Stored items
+ + + +
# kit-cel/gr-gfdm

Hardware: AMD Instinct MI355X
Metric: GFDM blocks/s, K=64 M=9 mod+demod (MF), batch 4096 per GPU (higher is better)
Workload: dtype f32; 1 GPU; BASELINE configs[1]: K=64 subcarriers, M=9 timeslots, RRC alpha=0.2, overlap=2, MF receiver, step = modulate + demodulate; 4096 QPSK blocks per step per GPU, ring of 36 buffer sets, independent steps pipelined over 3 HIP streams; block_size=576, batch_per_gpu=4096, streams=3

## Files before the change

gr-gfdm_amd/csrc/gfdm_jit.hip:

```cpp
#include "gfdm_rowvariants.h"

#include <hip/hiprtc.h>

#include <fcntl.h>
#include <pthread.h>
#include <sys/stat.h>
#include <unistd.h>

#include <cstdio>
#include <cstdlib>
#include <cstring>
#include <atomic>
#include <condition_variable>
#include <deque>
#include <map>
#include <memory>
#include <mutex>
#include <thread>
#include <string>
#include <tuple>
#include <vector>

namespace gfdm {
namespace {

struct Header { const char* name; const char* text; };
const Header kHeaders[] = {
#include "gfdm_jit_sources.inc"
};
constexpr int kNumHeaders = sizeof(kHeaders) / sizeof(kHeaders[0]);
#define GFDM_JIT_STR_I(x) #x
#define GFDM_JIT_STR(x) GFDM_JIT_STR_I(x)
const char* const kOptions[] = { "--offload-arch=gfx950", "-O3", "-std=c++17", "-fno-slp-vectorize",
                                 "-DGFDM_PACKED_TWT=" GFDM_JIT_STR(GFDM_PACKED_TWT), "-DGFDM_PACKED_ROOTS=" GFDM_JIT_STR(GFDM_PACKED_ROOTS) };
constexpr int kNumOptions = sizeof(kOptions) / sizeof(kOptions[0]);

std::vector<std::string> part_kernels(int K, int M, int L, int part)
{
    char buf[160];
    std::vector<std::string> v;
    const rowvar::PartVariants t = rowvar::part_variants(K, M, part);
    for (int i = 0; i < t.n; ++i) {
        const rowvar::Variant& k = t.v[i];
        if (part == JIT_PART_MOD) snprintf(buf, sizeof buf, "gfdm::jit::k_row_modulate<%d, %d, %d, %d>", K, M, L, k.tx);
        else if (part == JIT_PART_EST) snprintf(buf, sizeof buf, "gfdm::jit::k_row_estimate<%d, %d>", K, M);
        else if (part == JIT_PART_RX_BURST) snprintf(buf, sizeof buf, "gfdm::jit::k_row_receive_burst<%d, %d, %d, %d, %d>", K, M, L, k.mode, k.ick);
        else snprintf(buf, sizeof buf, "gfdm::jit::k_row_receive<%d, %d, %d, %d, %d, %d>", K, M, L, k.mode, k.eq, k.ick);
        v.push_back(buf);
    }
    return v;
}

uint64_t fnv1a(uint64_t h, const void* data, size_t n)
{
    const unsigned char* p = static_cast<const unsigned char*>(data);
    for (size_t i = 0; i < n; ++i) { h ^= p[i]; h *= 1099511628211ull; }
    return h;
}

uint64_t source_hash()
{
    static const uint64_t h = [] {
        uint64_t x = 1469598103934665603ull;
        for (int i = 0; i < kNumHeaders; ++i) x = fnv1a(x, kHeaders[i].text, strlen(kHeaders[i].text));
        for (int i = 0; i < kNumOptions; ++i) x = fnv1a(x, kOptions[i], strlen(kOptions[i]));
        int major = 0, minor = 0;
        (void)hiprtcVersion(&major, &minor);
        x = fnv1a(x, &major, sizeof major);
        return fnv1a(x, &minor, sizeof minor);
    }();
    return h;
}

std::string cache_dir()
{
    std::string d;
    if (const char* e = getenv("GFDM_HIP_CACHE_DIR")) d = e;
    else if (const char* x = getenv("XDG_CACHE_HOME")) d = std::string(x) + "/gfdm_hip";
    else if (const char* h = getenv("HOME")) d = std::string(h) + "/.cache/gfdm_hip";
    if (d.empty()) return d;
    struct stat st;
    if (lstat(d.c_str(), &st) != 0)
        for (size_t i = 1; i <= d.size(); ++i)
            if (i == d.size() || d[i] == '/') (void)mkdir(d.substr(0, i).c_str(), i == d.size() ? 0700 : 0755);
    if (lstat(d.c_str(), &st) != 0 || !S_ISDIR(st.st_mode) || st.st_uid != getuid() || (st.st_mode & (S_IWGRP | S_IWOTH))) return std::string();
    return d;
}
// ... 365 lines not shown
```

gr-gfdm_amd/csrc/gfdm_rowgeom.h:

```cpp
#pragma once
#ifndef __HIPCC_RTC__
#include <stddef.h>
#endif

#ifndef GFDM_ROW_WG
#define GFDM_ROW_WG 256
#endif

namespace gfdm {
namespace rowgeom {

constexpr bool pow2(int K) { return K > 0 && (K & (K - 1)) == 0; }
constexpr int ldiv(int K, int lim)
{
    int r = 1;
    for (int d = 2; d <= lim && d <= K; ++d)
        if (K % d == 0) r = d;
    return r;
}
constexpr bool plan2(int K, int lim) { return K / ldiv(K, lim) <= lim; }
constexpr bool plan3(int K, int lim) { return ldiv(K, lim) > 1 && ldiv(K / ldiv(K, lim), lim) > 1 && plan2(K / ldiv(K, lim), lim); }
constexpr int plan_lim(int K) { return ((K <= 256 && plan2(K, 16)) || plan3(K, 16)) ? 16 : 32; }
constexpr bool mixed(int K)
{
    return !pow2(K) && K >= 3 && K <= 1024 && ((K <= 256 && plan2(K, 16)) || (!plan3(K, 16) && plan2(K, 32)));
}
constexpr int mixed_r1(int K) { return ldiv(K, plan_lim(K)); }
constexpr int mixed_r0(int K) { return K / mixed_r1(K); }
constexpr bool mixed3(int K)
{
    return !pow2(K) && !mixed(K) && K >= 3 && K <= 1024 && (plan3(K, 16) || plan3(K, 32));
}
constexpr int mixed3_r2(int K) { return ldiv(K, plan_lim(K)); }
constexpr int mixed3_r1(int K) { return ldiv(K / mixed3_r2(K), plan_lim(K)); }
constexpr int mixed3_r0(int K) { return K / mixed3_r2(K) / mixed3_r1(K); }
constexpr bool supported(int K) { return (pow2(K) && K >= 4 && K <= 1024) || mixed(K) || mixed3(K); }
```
+ + + +
Exercise: An exact copy of every entry is required.

Task solution:
# kit-cel/gr-gfdm

Hardware: AMD Instinct MI355X
Metric: GFDM blocks/s, K=64 M=9 mod+demod (MF), batch 4096 per GPU (higher is better)
Workload: dtype f32; 1 GPU; BASELINE configs[1]: K=64 subcarriers, M=9 timeslots, RRC alpha=0.2, overlap=2, MF receiver, step = modulate + demodulate; 4096 QPSK blocks per step per GPU, ring of 36 buffer sets, independent steps pipelined over 3 HIP streams; block_size=576, batch_per_gpu=4096, streams=3

## Files before the change

gr-gfdm_amd/csrc/gfdm_jit.hip:

```cpp
#include "gfdm_rowvariants.h"

#include <hip/hiprtc.h>

#include <fcntl.h>
#include <pthread.h>
#include <sys/stat.h>
#include <unistd.h>

#include <cstdio>
#include <cstdlib>
#include <cstring>
#include <atomic>
#include <condition_variable>
#include <deque>
#include <map>
#include <memory>
#include <mutex>
#include <thread>
#include <string>
#include <tuple>
#include <vector>

namespace gfdm {
namespace {

struct Header { const char* name; const char* text; };
const Header kHeaders[] = {
#include "gfdm_jit_sources.inc"
};
constexpr int kNumHeaders = sizeof(kHeaders) / sizeof(kHeaders[0]);
#define GFDM_JIT_STR_I(x) #x
#define GFDM_JIT_STR(x) GFDM_JIT_STR_I(x)
const char* const kOptions[] = { "--offload-arch=gfx950", "-O3", "-std=c++17", "-fno-slp-vectorize",
                                 "-DGFDM_PACKED_TWT=" GFDM_JIT_STR(GFDM_PACKED_TWT), "-DGFDM_PACKED_ROOTS=" GFDM_JIT_STR(GFDM_PACKED_ROOTS) };
constexpr int kNumOptions = sizeof(kOptions) / sizeof(kOptions[0]);

std::vector<std::string> part_kernels(int K, int M, int L, int part)
{
    char buf[160];
    std::vector<std::string> v;
    const rowvar::PartVariants t = rowvar::part_variants(K, M, part);
    for (int i = 0; i < t.n; ++i) {
        const rowvar::Variant& k = t.v[i];
        if (part == JIT_PART_MOD) snprintf(buf, sizeof buf, "gfdm::jit::k_row_modulate<%d, %d, %d, %d>", K, M, L, k.tx);
        else if (part == JIT_PART_EST) snprintf(buf, sizeof buf, "gfdm::jit::k_row_estimate<%d, %d>", K, M);
        else if (part == JIT_PART_RX_BURST) snprintf(buf, sizeof buf, "gfdm::jit::k_row_receive_burst<%d, %d, %d, %d, %d>", K, M, L, k.mode, k.ick);
        else snprintf(buf, sizeof buf, "gfdm::jit::k_row_receive<%d, %d, %d, %d, %d, %d>", K, M, L, k.mode, k.eq, k.ick);
        v.push_back(buf);
    }
    return v;
}

uint64_t fnv1a(uint64_t h, const void* data, size_t n)
{
    const unsigned char* p = static_cast<const unsigned char*>(data);
    for (size_t i = 0; i < n; ++i) { h ^= p[i]; h *= 1099511628211ull; }
    return h;
}

uint64_t source_hash()
{
    static const uint64_t h = [] {
        uint64_t x = 1469598103934665603ull;
        for (int i = 0; i < kNumHeaders; ++i) x = fnv1a(x, kHeaders[i].text, strlen(kHeaders[i].text));
        for (int i = 0; i < kNumOptions; ++i) x = fnv1a(x, kOptions[i], strlen(kOptions[i]));
        int major = 0, minor = 0;
        (void)hiprtcVersion(&major, &minor);
        x = fnv1a(x, &major, sizeof major);
        return fnv1a(x, &minor, sizeof minor);
    }();
    return h;
}

std::string cache_dir()
{
    std::string d;
    if (const char* e = getenv("GFDM_HIP_CACHE_DIR")) d = e;
    else if (const char* x = getenv("XDG_CACHE_HOME")) d = std::string(x) + "/gfdm_hip";
    else if (const char* h = getenv("HOME")) d = std::string(h) + "/.cache/gfdm_hip";
    if (d.empty()) return d;
    struct stat st;
    if (lstat(d.c_str(), &st) != 0)
        for (size_t i = 1; i <= d.size(); ++i)
            if (i == d.size() || d[i] == '/') (void)mkdir(d.substr(0, i).c_str(), i == d.size() ? 0700 : 0755);
    if (lstat(d.c_str(), &st) != 0 || !S_ISDIR(st.st_mode) || st.st_uid != getuid() || (st.st_mode & (S_IWGRP | S_IWOTH))) return std::string();
    return d;
}
// ... 365 lines not shown
```

gr-gfdm_amd/csrc/gfdm_rowgeom.h:

```cpp
#pragma once
#ifndef __HIPCC_RTC__
#include <stddef.h>
#endif

#ifndef GFDM_ROW_WG
#define GFDM_ROW_WG 256
#endif

namespace gfdm {
namespace rowgeom {

constexpr bool pow2(int K) { return K > 0 && (K & (K - 1)) == 0; }
constexpr int ldiv(int K, int lim)
{
    int r = 1;
    for (int d = 2; d <= lim && d <= K; ++d)
        if (K % d == 0) r = d;
    return r;
}
constexpr bool plan2(int K, int lim) { return K / ldiv(K, lim) <= lim; }
constexpr bool plan3(int K, int lim) { return ldiv(K, lim) > 1 && ldiv(K / ldiv(K, lim), lim) > 1 && plan2(K / ldiv(K, lim), lim); }
constexpr int plan_lim(int K) { return ((K <= 256 && plan2(K, 16)) || plan3(K, 16)) ? 16 : 32; }
constexpr bool mixed(int K)
{
    return !pow2(K) && K >= 3 && K <= 1024 && ((K <= 256 && plan2(K, 16)) || (!plan3(K, 16) && plan2(K, 32)));
}
constexpr int mixed_r1(int K) { return ldiv(K, plan_lim(K)); }
constexpr int mixed_r0(int K) { return K / mixed_r1(K); }
constexpr bool mixed3(int K)
{
    return !pow2(K) && !mixed(K) && K >= 3 && K <= 1024 && (plan3(K, 16) || plan3(K, 32));
}
constexpr int mixed3_r2(int K) { return ldiv(K, plan_lim(K)); }
constexpr int mixed3_r1(int K) { return ldiv(K / mixed3_r2(K), plan_lim(K)); }
constexpr int mixed3_r0(int K) { return K / mixed3_r2(K) / mixed3_r1(K); }
constexpr bool supported(int K) { return (pow2(K) && K >= 4 && K <= 1024) || mixed(K) || mixed3(K); }
```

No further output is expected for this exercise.